ABOUT THIS TASK: When the line containing "const bool head_fwd" is found in the data below, copy it and each line after it through the line containing "#define AC_SORT_LEAF 8", exactly and with no others.

□ □ □ □

template <int W> struct LinkBody {
    TableView t; KParams p; bool any_dotted;
    const DeviceUnitig* unitigs; const uint32_t* pos_slot; const uint32_t* slot_unitig;
    uint32_t* link_count; uint32_t* links;
    AC_D void operator()(uint64_t i) const {
        const uint32_t j = (uint32_t)(i >> 1), e = (uint32_t)(i & 1);
        const DeviceUnitig u = unitigs[j];
        Key<W> tail, tail_rc;
        if (e == 0) {
            const uint64_t g = u.start + u.len - 1;
            tail = fetch_codes<W>(t.packed, g, p);
            const SeqInfo s = t.seqs[find_seq(t.seqs, t.n_seqs, g)];
            tail.d = window_dots(s, g - s.start, p.k);
            tail_rc = key_rc(tail, p);
        } else {
            const uint64_t g = u.start;
            tail_rc = fetch_codes<W>(t.packed, g, p);
            const SeqInfo s = t.seqs[find_seq(t.seqs, t.n_seqs, g)];
            tail_rc.d = window_dots(s, g - s.start, p.k);
            tail = key_rc(tail_rc, p);
        }
        uint32_t n = 0;
        for_each_successor<W>(tail, tail_rc, any_dotted, p, [&](const Key<W>& a, const Key<W>& arc) {
            const uint32_t s2 = table_find<W>(t, a, arc, p);
            if (s2 == AC_NONE32) return;
            const uint32_t j2 = slot_unitig[s2];
            const DeviceUnitig v = unitigs[j2];
            const bool a_canon = key_is_canonical(a, p);
            const bool head_fwd = v.head_slot == s2 && ((packed_base(t.packed, v.start + p.h) < 2) == a_canon);
            if (n < AC_MAX_LINKS) links[i * AC_MAX_LINKS + n] = (j2 << 1) | (head_fwd ? 0u : 1u);
            ++n;
        });
        link_count[i] = n;
    }
};

struct alignas(16) SortRec { uint64_t a, b; uint32_t c, d, id, pad; };
struct SeedLess {
    const DeviceUnitig* unitigs; int W;
    typedef SortRec Key;
    AC_D Key load(uint32_t id) const {
        const DeviceUnitig& x = unitigs[id];
        Key k; k.id = id; k.pad = 0; k.a = x.min_w[0]; k.b = W > 1 ? x.min_w[1] : 0; k.c = x.min_d > 0 ? (uint32_t)x.min_d : 0u; k.d = x.min_d < 0 ? (uint32_t)-x.min_d : 0u;
        return k;
    }
    AC_D bool less_keys(const Key& x, const Key& y, uint32_t ia, uint32_t ib) const {
        if (x.c != y.c) return x.c > y.c;
        if (x.a != y.a) return x.a < y.a;
        if (x.b != y.b) return x.b < y.b;
        if (W > 2) return (*this)(ia, ib);
        return x.d > y.d;
    }
    AC_D bool operator()(uint32_t a, uint32_t b) const {
        const DeviceUnitig& x = unitigs[a]; const DeviceUnitig& y = unitigs[b];
        const int lx = x.min_d > 0 ? x.min_d : 0, ly = y.min_d > 0 ? y.min_d : 0;
        if (lx != ly) return lx > ly;
        for (int w = 0; w < W; ++w) if (x.min_w[w] != y.min_w[w]) return x.min_w[w] < y.min_w[w];
        const int tx = x.min_d < 0 ? -x.min_d : 0, ty = y.min_d < 0 ? -y.min_d : 0;
        return tx > ty;
    }
};
#define AC_SORT_LEAF 8
#define AC_SORT_WAYS 8
template <class Less> struct MergeWaysBody {
    Less less; uint32_t n, width, steps; const SortRec* in; SortRec* out; uint32_t* idx_out;
    AC_D void operator()(uint64_t i) const {
        const SortRec me = in[i];
        const uint64_t run = i / width, group = run / AC_SORT_WAYS, group_start = group * AC_SORT_WAYS * (uint64_t)width;
        uint32_t lo[AC_SORT_WAYS], hi[AC_SORT_WAYS];
#pragma unroll
        for (int s = 0; s < AC_SORT_WAYS; ++s) {
            const uint64_t first = group_start + (uint64_t)s * width, last = first + width;
            lo[s] = (uint32_t)(first < n ? first : n); hi[s] = (uint32_t)(last < n ? last : n);
            if (group * AC_SORT_WAYS + s == run) hi[s] = lo[s];
        }
        for (uint32_t step = 0; step < steps; ++step) {
#pragma unroll
            for (int s = 0; s < AC_SORT_WAYS; ++s) {
                if (lo[s] < hi[s]) {
                    const uint32_t mid = (lo[s] + hi[s]) >> 1;
                    const SortRec x = in[mid];
                    const bool earlier = group * AC_SORT_WAYS + s < run;
                    const bool before = earlier ? !less.less_keys(me, x, me.id, x.id) : less.less_keys(x, me, x.id, me.id);
                    if (before) lo[s] = mid + 1; else hi[s] = mid;
                }
            }
        }
        uint64_t pos = group_start + (i - run * width);
#pragma unroll
        for (int s = 0; s < AC_SORT_WAYS; ++s) {
            const uint64_t first = group_start + (uint64_t)s * width;
            if (group * AC_SORT_WAYS + s != run && first < n) pos += lo[s] - (uint32_t)first;
        }
        out[pos] = me; idx_out[pos] = me.id;
    }
};

#ifndef AC_EMULATE
#define AC_SORT_TILE 2048
#else
#define AC_SORT_TILE 16
#endif
#ifndef AC_EMULATE
template <class Less> __global__ void __launch_bounds__(1024) ac_tile_sort_kernel(const Less less, uint32_t n, uint32_t* __restrict__ idx, SortRec* __restrict__ recs) {
    extern __shared__ __align__(16) unsigned char tile_smem[];
    SortRec* keys = reinterpret_cast<SortRec*>(tile_smem);
    uint16_t* buf0 = reinterpret_cast<uint16_t*>(tile_smem + AC_SORT_TILE * sizeof(SortRec));
    uint16_t* buf1 = buf0 + AC_SORT_TILE;
    const uint32_t base = blockIdx.x * AC_SORT_TILE, count = n - base < AC_SORT_TILE ? n - base : AC_SORT_TILE;
    for (uint32_t i = threadIdx.x; i < count; i += blockDim.x) { SortRec r = less.load(base + i); r.id = base + i; r.pad = 0; keys[i] = r; }
    __syncthreads();
    auto before = [&](uint32_t x, uint32_t y) { return less.less_keys(keys[x], keys[y], base + x, base + y); };
    if (threadIdx.x < AC_SORT_TILE / AC_SORT_LEAF) {
        const uint32_t a = threadIdx.x * AC_SORT_LEAF, b = a + AC_SORT_LEAF < count ? a + AC_SORT_LEAF : count;
        uint16_t v[AC_SORT_LEAF];
        for (uint32_t x = a; x < b; ++x) {
            uint32_t y = x - a;
            while (y > 0 && before(x, v[y - 1])) { v[y] = v[y - 1]; --y; }
            v[y] = (uint16_t)x;
        }
        for (uint32_t x = a; x < b; ++x) buf0[x] = v[x - a];
    }
    __syncthreads();
    uint16_t* in = buf0; uint16_t* out = buf1;
    for (uint32_t width = AC_SORT_LEAF; width < count; width *= 2) {
        for (uint32_t i = threadIdx.x; i < count; i += blockDim.x) {
            const uint32_t me = in[i];
            const uint32_t run = i / width, pair_start = (run & ~1u) * width, run_start = run * width;
            const bool left = !(run & 1u);
            uint32_t lo, hi;
            if (left) { lo = run_start + width; hi = lo + width; } else { lo = pair_start; hi = run_start; }
            if (lo > count) lo = count;
            if (hi > count) hi = count;
            const uint32_t first = lo;
            while (lo < hi) { const uint32_t mid = (lo + hi) >> 1; const bool bf = left ? before(in[mid], me) : !before(me, in[mid]); if (bf) lo = mid + 1; else hi = mid; }
            out[pair_start + (i - run_start) + (lo - first)] = (uint16_t)me;
        }
        __syncthreads();
        uint16_t* t = in; in = out; out = t;
    }
    for (uint32_t i = threadIdx.x; i < count; i += blockDim.x) { const SortRec r = keys[in[i]]; recs[base + i] = r; idx[base + i] = r.id; }
}
#endif
template <class Less> struct TileSortBody {
    Less less; uint32_t n; uint32_t* idx; SortRec* recs;
    AC_D void operator()(uint64_t c) const {
        const uint32_t a = (uint32_t)c * AC_SORT_TILE, b = a + AC_SORT_TILE < n ? a + AC_SORT_TILE : n;
        for (uint32_t x = a; x < b; ++x) {
            uint32_t y = x;
            while (y > a && less(x, idx[y - 1])) { idx[y] = idx[y - 1]; --y; }
            idx[y] = x;
        }
        for (uint32_t x = a; x < b; ++x) { SortRec r = less.load(idx[x]); r.id = idx[x]; r.pad = 0; recs[x] = r; }
    }
};
template <class Less> static uint32_t* sort_indices(AcStream* stream, const Less& less, uint32_t n, uint32_t* a, uint32_t* b, SortRec* ra, SortRec* rb) {
    if (n == 0) return a;
    const uint64_t tiles = ((uint64_t)n + AC_SORT_TILE - 1) / AC_SORT_TILE;
#ifndef AC_EMULATE
    const size_t smem = AC_SORT_TILE * (sizeof(SortRec) + 2 * sizeof(uint16_t));
    ac_launch_kernel("tile_sort", stream, ac_tile_sort_kernel<Less>, (unsigned)tiles, 1024, smem, less, n, a, ra);
#else
    ac_launch("tile_sort", stream, TileSortBody<Less>{less, n, a, ra}, tiles);
#endif
    for (uint64_t width = AC_SORT_TILE; width < n; width *= AC_SORT_WAYS) {
        uint32_t steps = 1; while ((1ull << steps) <= width) ++steps;
        ac_launch("merge_pass", stream, MergeWaysBody<Less>{less, n, (uint32_t)width, steps, ra, rb, b}, n);
        std::swap(a, b); std::swap(ra, rb);
    }
    return a;
}

struct NumberKeyBody {
    const UnitigRec* rec; const char* arena; uint64_t* prefix;
    AC_D void operator()(uint64_t s) const {
        const unsigned char* q = (const unsigned char*)(arena + rec[s].seq_off);
        const uint32_t m = rec[s].len < 8 ? rec[s].len : 8;
        uint64_t v = 0;
        for (uint32_t i = 0; i < m; ++i) v |= (uint64_t)q[i] << (56 - 8 * i);
        prefix[s] = v;
    }
};
struct InversePermBody { const uint32_t* order; uint32_t* pos; AC_D void operator()(uint64_t n) const { pos[order[n]] = (uint32_t)n; } };
struct NumberLess {
    const UnitigRec* rec; const uint32_t* depth; const char* arena; const uint64_t* prefix;
    const uint32_t* pos;
    typedef SortRec Key;
    AC_D Key load(uint32_t id) const { Key k; k.id = id; k.pad = 0; k.a = prefix[id]; k.b = pos ? pos[id] : id; k.c = rec[id].len; k.d = depth[id]; return k; }
    AC_D bool less_keys(const Key& x, const Key& y, uint32_t ia, uint32_t ib) const {
        if (x.c != y.c) return x.c > y.c;
        if (x.a != y.a) return x.a < y.a;
        if (x.c > 8) return (*this)(ia, ib);
        if (x.d != y.d) return x.d > y.d;
        return x.b < y.b;
    }
    AC_D bool operator()(uint32_t a, uint32_t b) const {
        const uint32_t la = rec[a].len, lb = rec[b].len;
        if (la != lb) return la > lb;
        if (prefix[a] != prefix[b]) return prefix[a] < prefix[b];
        const char* x = arena + rec[a].seq_off; const char* y = arena + rec[b].seq_off;
        for (uint32_t i = 8; i < la; ++i) if (x[i] != y[i]) return (unsigned char)x[i] < (unsigned char)y[i];
        if (depth[a] != depth[b]) return depth[a] > depth[b];
        return pos ? pos[a] < pos[b] : a < b;
    }
};


struct SeedGatherBody {
    const uint32_t* perm; const DeviceUnitig* unitigs; uint32_t n;
    uint32_t* rank; uint32_t* len; uint32_t* depth; uint32_t* need; uint32_t* min_fpos; uint32_t* min_rpos;
    AC_D void operator()(uint64_t s) const {
        if (s == n) { need[s] = 0; return; }
        const uint32_t j = perm[s];
        const DeviceUnitig& u = unitigs[j];
        rank[j] = (uint32_t)s; len[s] = u.len; depth[s] = u.depth; need[s] = u.len + 2 * AC_SEQ_SLACK;
        min_fpos[s] = 0xFFFFFFFFu; min_rpos[s] = 0xFFFFFFFFu;
    }
};
struct SeqOffBody { const uint32_t* need_off; uint64_t* seq_off; AC_D void operator()(uint64_t s) const { seq_off[s] = (uint64_t)need_off[s] + AC_SEQ_SLACK; } };

struct EmitSeqBody {
    const uint64_t* packed; uint32_t h; const DeviceUnitig* unitigs; uint32_t n_unitigs; const uint32_t* chunk_off;
    const uint32_t* rank; const uint64_t* seq_off; char* arena;
    AC_D void operator()(uint64_t c) const {
        uint32_t lo = 0, hi = n_unitigs;
        while (hi - lo > 1) { uint32_t mid = (lo + hi) >> 1; if (chunk_off[mid] <= c) lo = mid; else hi = mid; }
        const DeviceUnitig u = unitigs[lo];
        const uint64_t first = (c - chunk_off[lo]) * AC_MINCHUNK;
        const uint64_t n = (u.len - first < AC_MINCHUNK) ? u.len - first : AC_MINCHUNK;
        char* dst = arena + seq_off[rank[lo]];
        const uint64_t g0 = u.start + h + first;
        if (!u.flip) for (uint64_t t = 0; t < n; ++t) dst[first + t] = "ACGT"[packed_base(packed, g0 + t)];
        else for (uint64_t t = 0; t < n; ++t) dst[u.len - 1 - (first + t)] = "TGCA"[packed_base(packed, g0 + t)];
    }
};

AC_D UStrand seed_strand(uint32_t dev_strand, const uint32_t* rank, const DeviceUnitig* unitigs) {
    const uint32_t j = dev_strand >> 1;
    return (rank[j] << 1) | ((dev_strand & 1u) ^ (unitigs[j].flip & 1u));
}

struct LinkCountBody {
    const uint32_t* link_count; const uint32_t* rank; const DeviceUnitig* unitigs; uint32_t n_strands; uint32_t* cnt;
    AC_D void operator()(uint64_t i) const {
        if (i == n_strands) { cnt[i] = 0; return; }
        cnt[seed_strand((uint32_t)i, rank, unitigs)] = link_count[i];
    }
};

□ □ □ □

SOLUTION BELOW:
            const bool head_fwd = v.head_slot == s2 && ((packed_base(t.packed, v.start + p.h) < 2) == a_canon);
            if (n < AC_MAX_LINKS) links[i * AC_MAX_LINKS + n] = (j2 << 1) | (head_fwd ? 0u : 1u);
            ++n;
        });
        link_count[i] = n;
    }
};

struct alignas(16) SortRec { uint64_t a, b; uint32_t c, d, id, pad; };
struct SeedLess {
    const DeviceUnitig* unitigs; int W;
    typedef SortRec Key;
    AC_D Key load(uint32_t id) const {
        const DeviceUnitig& x = unitigs[id];
        Key k; k.id = id; k.pad = 0; k.a = x.min_w[0]; k.b = W > 1 ? x.min_w[1] : 0; k.c = x.min_d > 0 ? (uint32_t)x.min_d : 0u; k.d = x.min_d < 0 ? (uint32_t)-x.min_d : 0u;
        return k;
    }
    AC_D bool less_keys(const Key& x, const Key& y, uint32_t ia, uint32_t ib) const {
        if (x.c != y.c) return x.c > y.c;
        if (x.a != y.a) return x.a < y.a;
        if (x.b != y.b) return x.b < y.b;
        if (W > 2) return (*this)(ia, ib);
        return x.d > y.d;
    }
    AC_D bool operator()(uint32_t a, uint32_t b) const {
        const DeviceUnitig& x = unitigs[a]; const DeviceUnitig& y = unitigs[b];
        const int lx = x.min_d > 0 ? x.min_d : 0, ly = y.min_d > 0 ? y.min_d : 0;
        if (lx != ly) return lx > ly;
        for (int w = 0; w < W; ++w) if (x.min_w[w] != y.min_w[w]) return x.min_w[w] < y.min_w[w];
        const int tx = x.min_d < 0 ? -x.min_d : 0, ty = y.min_d < 0 ? -y.min_d : 0;
        return tx > ty;
    }
};
#define AC_SORT_LEAF 8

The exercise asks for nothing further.